What is being asked: Lines from the records below that contain the word "CMax" are to be copied out.

Supplied material:
################

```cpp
typedef float float4_t __attribute__((ext_vector_type(4)));
__global__ __launch_bounds__(256) void quad_nq2_stream_f32_kernel(const float *__restrict__ b0, const float *__restrict__ b1,
                                                                  const float *__restrict__ in, float *__restrict__ out,
                                                                  uint64_t nelmt)
{
    const uint64_t v = logical_block<64>() * 256ull + threadIdx.x;
    if (v < nelmt)
    {
        const float x  = in[v];
        const float x0 = x * b0[0], x1 = x * b0[1];
        const float4_t r = {x0 * b1[0], x1 * b1[0], x0 * b1[1], x1 * b1[1]};
        __builtin_nontemporal_store(r, reinterpret_cast<float4_t *>(out) + v);
    }
}

constexpr int kQuadF32MfmaFrom = 25;

template <int NQ> static int go_f32(const QuadArgsT<float> &a, hipStream_t s)
{
    if constexpr (NQ == 2)
        return launch_stream(quad_nq2_stream_f32_kernel, a.nelmt, s, a.b0, a.b1, a.in, a.out, a.nelmt);
    if constexpr (NQ >= kQuadF32MfmaFrom)
    {
        constexpr int best = NQ == 25 ? 3 : ((NQ == 28 || NQ == 32) ? 2 : ((NQ == 26 || NQ == 30 || NQ == 31) ? 4 : (NQ == 27 ? 0 : 1)));
        static const int cfg = getenv("SF_F32_MFMA_CFG") ? atoi(getenv("SF_F32_MFMA_CFG")) : best;
        switch (cfg)
        {
        case 1: return launch_quad_mfma<NQ, 2, 4, 4, 2, (NQ != 32), 64, float>(a, s);
        case 2: return launch_quad_mfma<NQ, 4, 4, 2, 1, (NQ != 32), 64, float>(a, s);
        case 3: return launch_quad_mfma<NQ, 4, 4, 4, 1, (NQ != 32), 64, float>(a, s);
        case 4: return launch_quad_mfma<NQ, 2, 4, 4, 1, (NQ != 32), 64, float>(a, s);
// ... 114 lines not shown
```

gpu-benchmarking_amd/csrc/bwdtrans_wave.h:

```cpp
#pragma once

#include "sf_common.h"

namespace sf
{

enum OutMode
{
    OUT_ST8  = 0,
    OUT_ST16 = 1,
    OUT_LDS  = 2
};

enum BasisMode
{
    BASIS_LDS = 0,
    BASIS_SMEM = 1,
    BASIS_SMEM_COLS = 2,
    BASIS_SMEM_COLS16 = 3
};

template <typename T> struct VecOf
{
    static constexpr int W = 16 / (int)sizeof(T);
// ... 44 lines not shown
    static constexpr int SLAB_W1 = P1 * S1;
    static constexpr int SLAB_W2 = (DIM == 3) ? P2 * S2 : 0;
    static constexpr int SLAB0   = CMax<CMax<SLAB_IN, SLAB_W1>::value, SLAB_W2>::value;
    static constexpr int OUT_DBL = EC * OUT_ELEM;
    static constexpr int SLAB_NOOUT = (SLAB0 + VW - 1) / VW * VW;
    static constexpr int SLAB_OUT   = (CMax<SLAB0, OUT_DBL>::value + VW - 1) / VW * VW;
    static constexpr int SLAB       = SLAB_OUT;
    static constexpr int NLD  = VEC2 ? cdiv(IN_DBL / VW, kWave) : cdiv(IN_DBL, kWave);
    static constexpr bool ALIGN_OK = VEC2 && cdiv(IN_DBL / VW + 7, kWave) == NLD;
};

template <int DIM, int EC, typename T, int NQ0, int NQ1, int NQ2 = 2>
using BwdGeom = SweepGeom<DIM, EC, T, NQ0 - 1, NQ0, NQ1 - 1, NQ1, DIM == 3 ? NQ2 - 1 : 1, DIM == 3 ? NQ2 : 1>;

template <int NQ, int EC, int DIM, typename T = double> struct WaveGeom : BwdGeom<DIM, EC, T, NQ, NQ, NQ>
{
    static constexpr int NM  = NQ - 1;
    static constexpr int NMP = NM | 1;
    static constexpr int NMT = WaveGeom::IN_ELEM;
    static constexpr int NQT = WaveGeom::OUT_ELEM;
    static constexpr int NBAS = (NM * NQ + WaveGeom::VW - 1) / WaveGeom::VW * WaveGeom::VW;
};

template <class G, int WPB> constexpr size_t slab_lds_bytes()
{
    return sizeof(typename G::Scalar) * (size_t)WPB * G::SLAB;
}

__device__ __forceinline__ int align_shift(const void *p)
{
    return __builtin_amdgcn_readfirstlane((int)(((uintptr_t)p >> 4) & 7));
}

template <class G, int OUTM> constexpr int slab_doubles()
{
    return OUTM == OUT_LDS ? G::SLAB_OUT : G::SLAB_NOOUT;
}

template <int NQ, int EC, int DIM, int WPB, int BMODE, int OUTM, typename T = double>
constexpr size_t wave_lds_bytes()
{
    using G = WaveGeom<NQ, EC, DIM, T>;
    return sizeof(T) *
           (size_t)((BMODE == BASIS_LDS ? DIM * G::NBAS : 0) + WPB * slab_doubles<G, OUTM>());
}

struct ChunkIter
{
    uint64_t first, step, count;
};

template <int KMAP, int WPB, int XG = 0>
__device__ __forceinline__ ChunkIter chunk_iter(uint64_t nchunk, int wib)
{
    const uint64_t gw = logical_block<XG>() * WPB + wib;
    ChunkIter it;
    if constexpr (KMAP == 0)
    {
        const uint64_t nwave = (uint64_t)gridDim.x * WPB;
        it.first = gw;
        it.step  = nwave;
        it.count = gw < nchunk ? (nchunk - gw + nwave - 1) / nwave : 0;
    }
    else if constexpr (KMAP > 0)
    {
        it.first = gw * KMAP;
        it.step  = 1;
        it.count = it.first < nchunk ? (nchunk - it.first < KMAP ? nchunk - it.first : KMAP) : 0;
    }
    else
    {
        constexpr int K     = -KMAP;
        const uint64_t base = logical_block<XG>() * WPB * K;
        it.first            = base + wib;
        it.step             = WPB;
        const uint64_t end  = base + (uint64_t)WPB * K < nchunk ? base + (uint64_t)WPB * K : nchunk;
        it.count            = it.first < end ? (end - it.first + WPB - 1) / WPB : 0;
// ... 122 lines not shown
                if constexpr (G::IN_STRIDE == G::IN_LEN)
                {
                    *reinterpret_cast<V *>(slab + VW * v) = st[k];
                }
                else
                {
#pragma unroll
                    for (int j = 0; j < VW; ++j)
                    {
                        const int f          = VW * v + j;
                        slab[f + f / G::IN_LEN] = st[k][j];
                    }
                }
            }
        }
    }
    else
    {
#pragma unroll
        for (int k = 0; k < word_grid_regs<G::IN_DBL, typename G::Scalar>(); ++k)
#pragma unroll
            for (int h = 0; h < VW; ++h)
            {
                const int f = VW * (k * kWave + lane) - sh + h;
                if (f >= 0 && f < G::IN_DBL)
                {
                    if constexpr (G::IN_STRIDE == G::IN_LEN)
                        slab[f] = st[k][h];
                    else
                        slab[f + f / G::IN_LEN] = st[k][h];
                }
            }
    }
}

typedef float float2_t __attribute__((ext_vector_type(2)));
template <int NB, int N0, int NOUT, int NPASS>
__device__ __forceinline__ void fma_row(bool first, const double (&um)[NPASS], const double (&b)[NB],
                                        double (&acc)[NPASS][NOUT])
{
#pragma unroll
    for (int n = 0; n < NB; ++n)
#pragma unroll
        for (int s = 0; s < NPASS; ++s)
            acc[s][N0 + n] = first ? um[s] * b[n] : fma_t(um[s], b[n], acc[s][N0 + n]);
}
template <int NB, int N0, int NOUT, int NPASS>
__device__ __forceinline__ void fma_row(bool first, const float (&um)[NPASS], const float (&b)[NB],
                                        float (&acc)[NPASS][NOUT])
{
    constexpr int NPAIR = (NOUT >= 9 && NOUT <= 24) ? NB / 2 : 0;
#pragma unroll
    for (int n = 0; n < 2 * NPAIR; n += 2)
#pragma unroll
        for (int s = 0; s < NPASS; ++s)
        {
            const float2_t uu = {um[s], um[s]}, bb = {b[n], b[n + 1]};
            const float2_t a  = {acc[s][N0 + n], acc[s][N0 + n + 1]};
            const float2_t r  = first ? uu * bb : __builtin_elementwise_fma(uu, bb, a);
            acc[s][N0 + n]     = r.x;
            acc[s][N0 + n + 1] = r.y;
        }
#pragma unroll
    for (int n = 2 * NPAIR; n < NB; ++n)
#pragma unroll
        for (int s = 0; s < NPASS; ++s)
// ... 280 lines not shown
                if (d0 + h >= 0 && d0 + h < nvalid)
                    v[h] = src[d0 + h];
        }
        x[k] = v;
    }
#pragma unroll
    for (int k = 0; k < NW; ++k)
#pragma unroll
        for (int h = 0; h < VW; ++h)
        {
            const int f = VW * (k * NT + (int)threadIdx.x) - a + h;
            if (f >= 0 && f < NB)
            {
                const int w = f / G::IN_DBL, r = f - w * G::IN_DBL;
                T *dst      = slab0 + w * SLAB;
                if constexpr (G::IN_STRIDE == G::IN_LEN)
                    dst[r] = x[k][h];
                else
                    dst[r + r / G::IN_LEN] = x[k][h];
            }
        }
}
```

################

Solution below:
    static constexpr int SLAB0   = CMax<CMax<SLAB_IN, SLAB_W1>::value, SLAB_W2>::value;
    static constexpr int SLAB_OUT   = (CMax<SLAB0, OUT_DBL>::value + VW - 1) / VW * VW;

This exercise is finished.